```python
SIGNATURES = {
    "sae_abi_version": (ctypes.c_int, []),
    "sae_last_error": (ctypes.c_char_p, []),
# ... 25 lines not shown
                                             ctypes.c_int64, ctypes.c_int, ctypes.c_int, c_stream]),
    "sae_add_scale": (ctypes.c_int, [c_float_p, c_float_p, c_float_p, ctypes.c_int64, ctypes.c_float, ctypes.c_int,
                                     c_stream]),
    "sae_round_tf32": (ctypes.c_int, [c_float_p, c_float_p, ctypes.c_int64, c_stream]),
    "sae_upsample2x_add_scale": (ctypes.c_int, [c_float_p, c_float_p, c_float_p, ctypes.c_int, ctypes.c_int, ctypes.c_int,
                                                ctypes.c_int, ctypes.c_float, ctypes.c_int, c_stream]),
    "sae_upsample2x_backward": (ctypes.c_int, [c_float_p, c_float_p, ctypes.c_int, ctypes.c_int, ctypes.c_int, ctypes.c_int,
                                               ctypes.c_float, ctypes.c_int, c_stream]),
    "sae_filter_prep": (ctypes.c_int, [c_float_p, c_float_p, c_float_p, ctypes.c_int, ctypes.c_int, ctypes.c_int, ctypes.c_int,
                                       ctypes.c_float, ctypes.c_int, c_stream]),
    "sae_filter_unprep": (ctypes.c_int, [c_float_p, c_float_p, ctypes.c_int, ctypes.c_int, ctypes.c_int, ctypes.c_int,
                                         ctypes.c_float, c_stream]),
    "sae_reflect_pad": (ctypes.c_int, [c_float_p, c_float_p] + [ctypes.c_int] * 8 + [c_stream]),
    "sae_reflect_pad_backward": (ctypes.c_int, [c_float_p, c_float_p] + [ctypes.c_int] * 8 + [c_stream]),
    "sae_pad_channels": (ctypes.c_int, [c_float_p, c_float_p, ctypes.c_int64, ctypes.c_int64, ctypes.c_int, ctypes.c_int,
                                        ctypes.c_int64, ctypes.c_int64, ctypes.c_int64, ctypes.c_int, c_stream]),
    "sae_conv2d_fprop": (ctypes.c_int, [c_float_p, c_float_p, c_float_p, ctypes.POINTER(ConvGeom),
                                        ctypes.POINTER(ConvEpilogue), ctypes.c_int, c_stream]),
    "sae_conv2d_dgrad": (ctypes.c_int, [c_float_p, c_float_p, c_float_p, ctypes.POINTER(ConvGeom),
                                        ctypes.POINTER(ConvEpilogue), ctypes.c_int, c_stream]),
    "sae_conv2d_wgrad": (ctypes.c_int, [c_float_p, c_float_p, c_float_p, ctypes.POINTER(ConvGeom), ctypes.c_int,
                                        c_stream]),
    "sae_conv2d_query_impl": (ctypes.c_int, [ctypes.POINTER(ConvGeom), ctypes.c_int]),
    "sae_split_tf32": (ctypes.c_int, [c_float_p, c_float_p, c_float_p, ctypes.c_int64, c_stream]),
    "sae_conv2d_fprop_3xtf32": (ctypes.c_int, [c_float_p, c_float_p, c_float_p, c_float_p, ctypes.POINTER(ConvGeom),
                                               ctypes.POINTER(ConvEpilogue), ctypes.c_int, c_stream]),
    "sae_conv2d_dgrad_3xtf32": (ctypes.c_int, [c_float_p, c_float_p, c_float_p, c_float_p, ctypes.POINTER(ConvGeom),
                                               ctypes.POINTER(ConvEpilogue), ctypes.c_int, c_stream]),
    "sae_conv2d_wgrad_3xtf32": (ctypes.c_int, [c_float_p, c_float_p, c_float_p, ctypes.POINTER(ConvGeom), ctypes.c_int,
                                               c_stream]),
    "sae_bucket_pack": (ctypes.c_int, [ctypes.c_void_p, ctypes.c_void_p, ctypes.c_void_p, ctypes.c_int, c_float_p,
                                       ctypes.c_int64, c_stream]),
    "sae_bucket_unpack": (ctypes.c_int, [ctypes.c_void_p, ctypes.c_void_p, ctypes.c_void_p, ctypes.c_int, c_float_p,
                                         ctypes.c_int64, ctypes.c_float, c_stream]),
    "sae_filter_modulate": (ctypes.c_int, [c_float_p] * 4 + [ctypes.c_int] * 6 + [c_stream]),
    "sae_conv2d_query_modulated": (ctypes.c_int, [ctypes.POINTER(ConvGeom)]),
    "sae_conv2d_fprop_per_sample": (ctypes.c_int, [c_float_p, c_float_p, c_float_p, ctypes.POINTER(ConvGeom),
                                                   ctypes.POINTER(ConvEpilogue), c_stream]),
    "sae_conv2d_dgrad_per_sample": (ctypes.c_int, [c_float_p, c_float_p, c_float_p, ctypes.POINTER(ConvGeom),
                                                   ctypes.POINTER(ConvEpilogue), c_stream]),
    "sae_conv2d_wgrad_modulated": (ctypes.c_int, [c_float_p] * 6 + [ctypes.POINTER(ConvGeom), c_stream]),
    "sae_conv2d_fprop_per_sample_3xtf32": (ctypes.c_int, [c_float_p, c_float_p, c_float_p, c_float_p, ctypes.POINTER(ConvGeom),
                                                          ctypes.POINTER(ConvEpilogue), c_stream]),
    "sae_conv2d_dgrad_per_sample_3xtf32": (ctypes.c_int, [c_float_p, c_float_p, c_float_p, c_float_p, ctypes.POINTER(ConvGeom),
                                                          ctypes.POINTER(ConvEpilogue), c_stream]),
    "sae_conv2d_wgrad_modulated_3xtf32": (ctypes.c_int, [c_float_p] * 6 + [ctypes.POINTER(ConvGeom), c_stream]),
# ... 68 lines not shown
```

### swapping_autoencoder_pytorch_b200/csrc/api.cu

```cuda
#include "conv_internal.cuh"
#include <mutex>

namespace sae {

thread_local char g_err[512] = "";
std::atomic<int64_t> g_launches{0};

int sm_count() {
    static int n = 0;
    static std::once_flag once;
    std::call_once(once, [] {
        int dev = 0;
        if (cudaGetDevice(&dev) != cudaSuccess) dev = 0;
        cudaDeviceProp prop;
        if (cudaGetDeviceProperties(&prop, dev) == cudaSuccess) n = prop.multiProcessorCount;
        if (n <= 0) n = 132;
    });
    return n;
}

static int validate_geom(const sae_conv_geom* g, const char* who) {
    if (!g) return fail(SAE_E_INVALID, "%s: null geometry", who);
    if (g->N < 0 || g->H <= 0 || g->W <= 0 || g->C <= 0 || g->K <= 0 || g->R <= 0 || g->S <= 0 || g->P <= 0 ||
        g->Q <= 0 || g->stride <= 0)
        return fail(SAE_E_INVALID, "%s: non-positive dimension", who);
    if ((int64_t)(g->P - 1) * g->stride - g->pad_t + g->R - 1 < 0 || (int64_t)(g->Q - 1) * g->stride - g->pad_l + g->S - 1 < 0)
        return fail(SAE_E_INVALID, "%s: inconsistent P/Q", who);
    return SAE_OK;
}

}

using namespace sae;

extern "C" int sae_abi_version(void) { return SAE_ABI_VERSION; }
extern "C" const char* sae_last_error(void) { return g_err; }
extern "C" int64_t sae_launch_count(void) { return g_launches.load(std::memory_order_relaxed); }
extern "C" int sae_tcgen05_available(void) { return tc_available() ? 1 : 0; }

extern "C" int sae_conv2d_query_impl(const sae_conv_geom* g, int dir) {
    if (validate_geom(g, "query_impl") != SAE_OK) return SAE_E_INVALID;
    if (!tc_available()) return 1;
    bool ok = dir == 0 ? tc_fprop_eligible(g) : dir == 1 ? tc_dgrad_eligible(g) : wgrad_wg_eligible(g);
    return ok ? 2 : 1;
}

static int conv2d_fprop(const float* x, const float* w, const float* w_lo, float* y, const sae_conv_geom* g,
                        const sae_conv_epilogue* epi, int impl, void* stream, const char* who,
                        void* ws = nullptr, int64_t* ws_bytes = nullptr) {
    int rc = validate_geom(g, who);
    if (rc) return rc;
    const bool det = ws_bytes != nullptr;
    bool query = false;
    if (g->N == 0) return det ? det_workspace(ws, ws_bytes, 0, who, &query) : SAE_OK;
    if (!x || !w || !y) return fail(SAE_E_INVALID, "%s: null pointer", who);
    cudaStream_t st = (cudaStream_t)stream;
    EpiParams e = make_epi(epi);
    const bool tc_ok = (det || tc_available()) && tc_fprop_eligible(g);
    if (impl == 2 && !tc_ok) return fail(SAE_E_UNSUPPORTED, "%s: shape not eligible for the wgmma kernel", who);
    if (impl != 1 && tc_ok) {
        if (det && ((rc = det_workspace(ws, ws_bytes, 0, who, &query)) || query)) return rc;
        return tc_fprop(x, w, y, g, e, st, w_lo);
    }
    GatherParams p;
    p.N = g->N; p.OH = g->P; p.OW = g->Q; p.IH = g->H; p.IW = g->W; p.Cs = g->C; p.R = g->R; p.S = g->S;
    p.SY = g->stride; p.DY = 1; p.OFFY = -g->pad_t; p.OFFX = -g->pad_l; p.DIV = 1;
    p.Ncol = g->K; p.K = g->R * g->S * g->C; p.M = (int64_t)g->N * g->P * g->Q;
// ... 204 lines not shown
```

### swapping_autoencoder_pytorch_b200/csrc/conv_internal.cuh

```cuda
#pragma once
#include "common.cuh"

namespace sae {

struct GatherParams {
    int N, OH, OW;
    int IH, IW, Cs;
    int R, S;
    int SY, DY, OFFY, OFFX, DIV;
    int Ncol;
    int K;
    int64_t M;
};

struct WgradParams {
    int N, H, W, C;
    int Ko, R, S;
    int P, Q;
    int stride, pad_t, pad_l;
    int Ncol;
    int64_t Mpix;
    int64_t chunk;
    int64_t img_pix;
    const float* mod_s;
// ... 13 lines not shown
    return row_tiles * groups_per_tile * splits_per_image * taps;
}
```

Required action: Extract, from the material above, each line holding the word "nullptr".

Answer to this task:
                        void* ws = nullptr, int64_t* ws_bytes = nullptr) {
    const bool det = ws_bytes != nullptr;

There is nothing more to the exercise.